The wasm-rquickjs runtime handles top-level `async` `run()` functions — the QuickJS engine runs the microtask queue to completion. No special WIT changes are needed.

## Step 5.6: HTTP Mock Server Integration Tests (Optional)

Some libraries are **HTTP client libraries** (e.g., `axios`, `got`, `node-fetch`, `ky`, `superagent`, `undici`) or libraries whose core functionality involves making HTTP requests (e.g., REST API wrappers, GraphQL clients like `graphql-request`, webhook senders). For these, a simple local HTTP mock server provides much better test coverage than offline-only tests.

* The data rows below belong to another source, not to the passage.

#define FSK_TUNING_KEYS(X)                                                                                                          \
    X(trace, 0, 0, 1, "stderr: the tuning in force, where the host time of a load and of a variance-mode call goes")                 \
    X(profile, -1, -1, 2, "fsk_config.profile from here on (-1: as the engine was created)")                                          \
    X(compact, -1, -1, 1, "dense: key compaction off / on whatever the alphabet says (-1: a rare symbol decides)")                   \
    X(compact_rare, -1, -1, 1, "dense: keys that occur from the places of the rare symbols (1) or a marking pass over every window (0)") \
    X(tile_splits, 0, 0, 4096, "dense: combo splits per tile (0: by the size of the launch)")                                        \
    X(dense_small, 0, 0, 1, "dense: 1 = a split tile launch (small N) leaves its sums as 32-bit staging blocks that k_dense_widen adds into K (0: one 64-bit atomic a cell and split — measured faster: the atomics drain under other workgroups' dot products)")                                        \
    X(dense_shift, 0, -1, 1, "dense: one weighted Gram product per chain of shifted combinations, the other members by edge lookups (fsk_engine_dense_shift.hip) — 1 = whenever the call is eligible, -1 = never (0: when eligible, tile_splits = 0 and the launch has 16384 tiles or more, the size from which a tile has one workgroup anyway)") \
    X(dense_shift_packed, 0, -1, 0, "dense, shift classes: the derived steps from key-major planes, eight cells an LDS read (k_dense_keymajor, k_dense_shift_packed; chains cut at nine members) — 0 = whenever the shift path runs and the planes fit, -1 = never: k_dense_shift_fix on the count panels") \
    X(dense_shift_plane_kb, 0, 0, (int64_t)1 << 40, "dense, shift classes: the key-major planes and offsets may take this many KiB at most (0: half of the free memory; tests: the planes do not fit)") \
    X(dense_chunk, 0, 0, 1 << 24, "dense: cap of the count kernel's staging chunk, in windows (0: none)")                             \
    X(variance_dense_slots, 1, 0, 1, "variance mode, dense: 0 = zero fill + k_welford per iteration instead of storing slot triangles") \
    X(var_slots16, 1, 0, 1, "variance mode, sparse: 0 = u32 slot triangles from the start")                                          \
    X(sparse_global, 0, 0, 1, "sparse: every += as a 64-bit atomicAdd (k_sx_emit<DIRECT>) whatever N is")                             \
    X(sparse_unpacked, 0, 0, 1, "sparse: entries in the general 8 + 4 (+ 4) byte format whatever N is")                               \
    X(sparse_pairs, 1, 0, 1, "sparse: 0 = every update word 32 bits wide (1: unit products of clean runs travel two to a word)")      \
    X(sparse_sync, 0, 0, 1, "sparse: wait for every batch's word count and size its stream exactly")                                 \
    X(sparse_hint, 1, 0, 1, "sparse: 0 = the words per record of the previous set of sequences are never kept as a hint")             \
    X(sparse_exact_lanes, 0, 0, 2, "sparse: the batches of an exact accumulate never (1) / always (2) in two lanes (0: from six batches on)") \
    X(sparse_batch_records, 0, 0, (int64_t)1 << 31, "sparse: records per batch at most (0: 2^27)")                                   \
    X(guard_cap, 0, 0, (int64_t)1 << 40, "sparse: pretend the stream buffer holds this many words (0: its real size)")                \
    X(list_max_words, 0, 0, (int64_t)1 << 31, "sparse: update words of one batch beyond which its pairs go to K with atomics (0: 2^31)") \
    X(seg_scan_chunked, 0, 0, 1, "sparse: the three-launch segment scan whatever the tile count")                                    \
    X(extract_slots, 0, 0, 4, "sparse: slots per k_sx_extract_win workgroup, 1 or 4 (0: by the size of the launch)")                  \
    X(sparse_form, 0, 0, 3, "sparse: the update stage — 1 = owner bands whenever they exist, 2 = two-level blocks, 3 = 64-bit atomics (0: bands up to four LDS rounds a band, blocks beyond)") \
    X(blocks_sub_shift, 14, 4, 14, "sparse, blocks: log2 of the cells one k_sxb_consume workgroup sums in LDS (tests: small blocks on small inputs)") \
    X(blocks_max_bands, 512, 2, 512, "sparse, blocks: bands of one pass at most (tests: several passes on small inputs)")            \
    X(blocks_band_shift_max, 23, 4, 23, "sparse, blocks: log2 of a band's cells at most (tests)")                                    \
    X(blocks_pass_words, 0, 0, (int64_t)1 << 32, "sparse, blocks: update words of one pass at most (0: 2^31)")                       \
    X(sparse_desc, 0, -1, 1, "sparse, owner bands and two-level blocks: entries of many partners leave k_sx_emit as descriptors (one an entry; blocks: one per sub-band its partners fall into) that k_sx_consume / k_sxb_consume expand in LDS — 1 = always, -1 = never (0: once a batch of these sequences has shown sparse_desc_from pairs per record)") \
    X(sparse_desc_blocks, 1, 0, 1, "sparse, two-level blocks: 0 = never descriptors there (1: as sparse_desc says — one record per sub-band an entry's partners fall into)") \
    X(sparse_desc_cols, 1, 0, 3, "sparse, descriptors: where the partners are read from — 0 = the entries themselves; 1 = a column array (sequence id | multiplicity, 4 bytes) beside 8-byte entries, the entries themselves when they are packed (measured: 2-byte columns beside packed entries are no faster, 0.88 against 0.84 s in the large-g regime; 4-byte columns beside 8-byte entries 4.69 -> 4.44 ms a combo at N = 100k); tests: 2 = 4-byte columns always, 3 = 2-byte columns when N < 32768") \
    X(sparse_desc_min, 16, 1, 48, "sparse, descriptors: entries of more partners than this become descriptors (48: everything k_sx_emit does not bin in LDS; measured, large-g regime: 48 0.92 s, 32 0.85, 16 0.83-0.85, 8 0.88, 4 0.90)") \
    X(sparse_desc_from, 12, 1, 1 << 20, "sparse, descriptors: the pairs per sort record of a batch from which on the following batches use them (sparse_desc = 0)") \
    X(sparse_parts_target, 0, 0, 1 << 30, "sparse, owner bands: words of one k_sx_consume part (0: four LDS rounds' worth at least, 1/1024 of the batch's words; tests: several parts a band on small inputs)") \
    X(sparse_desc_parts, 2048, 1, 1 << 16, "sparse, descriptors: parts (k_sx_consume workgroups) the bands' streams are cut into, about") \
    X(sparse_share, 0, -1, 254, "sparse: leading kept positions sorted once per group of consecutive combos that share them (0: by cost; -1: never); batches of more than 16 slots only (smaller ones read their positions by id), and never when the presort's scratch passes a quarter of the free memory") \
    X(seed_splitmix, 0, 0, 1, "approx modes: 1 = fsk_set_seed draws the engine's older splitmix64 Fisher-Yates order (0: the reference's std::shuffle of minstd_rand0)") \
    X(mismatch_order, 0, 0, 1, "mismatch-weighted mode: 1 = the levels run from m = d down to 0 (0: from 0 up to d)")                   \
    X(collective, 0, 0, 2, "fsk_create_multi: FSK_COLL_* when fsk_config.collective is FSK_COLL_AUTO")                                \
    X(deadline_ms, 120000, -1, 86400000, "fsk_create_multi: the fail-fast bound when fsk_config.deadline_ms is 0 (negative: none)")   \
    X(svm_wg_max, 8192, 0, 8192, "fsk_svm_train: up to this many training rows the solver is one workgroup with alpha, G and y in LDS (k_svm_wg); beyond, two launches an iteration (k_svm_select_i / k_svm_select_j); 0 = always those") \
    X(svm_chunk, 256, 1, 65536, "fsk_svm_train: iterations enqueued between two reads of the solver's status record (k_svm_wg: iterations a launch)") \
    X(rows_tile, FSK_ROWS_TILE, FSK_ROWS_TILE, FSK_ROWS_TILE, "fsk_rows_build, read-only: the edge T of k_rows_syrk's tile of the rows kernel (compiled in)") \
    X(rows_panel, FSK_ROWS_PANEL, FSK_ROWS_PANEL, FSK_ROWS_PANEL, "fsk_rows_build, read-only: the consecutive train columns P a panel of k_rows_syrk stages in LDS (compiled in)") \
    FSK_TUNING_TEST_KEYS(X)
#ifdef FSK_TEST_HOOKS
#define FSK_TUNING_TEST_KEYS(X)                                            \
    X(fault_kind, 0, 0, 3, "test hook: 1 = host sleep, 2 = device spin before a band's collective; 3 = host sleep after the variance chains")   \
    X(fault_rank, -1, -1, 15, "test hook: the engine that is late")        \
    X(fault_band, -1, -1, 63, "test hook: before this band's collective")  \
    X(fault_ms, 0, 0, 60000, "test hook: by this many milliseconds")
#else
#define FSK_TUNING_TEST_KEYS(X)
#endif
struct fsk_tuning {
#define FSK_X(name, def, lo, hi, doc) int64_t name = (def);
    FSK_TUNING_KEYS(FSK_X)
#undef FSK_X
};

### 5.6a. Determine if HTTP mock testing is applicable

Use this approach when:
- The library's **primary purpose** is making HTTP requests
- The library wraps a REST/GraphQL API and you want to test its HTTP layer without real credentials (e.g., `openai`, `@anthropic-ai/sdk`, `stripe`, `@sendgrid/mail`, `twilio`)
- The library transforms HTTP responses (parsing, retries, interceptors) and you need a server that returns controlled responses
- The library makes **any** HTTP requests as part of its core functionality — even if you could test _some_ features offline, the HTTP path should be tested with a real mock server

**Skip this step** if:
- The library doesn't make HTTP requests at all
- Docker-based testing (Step 5.5) already covers the library's needs better (e.g., database clients)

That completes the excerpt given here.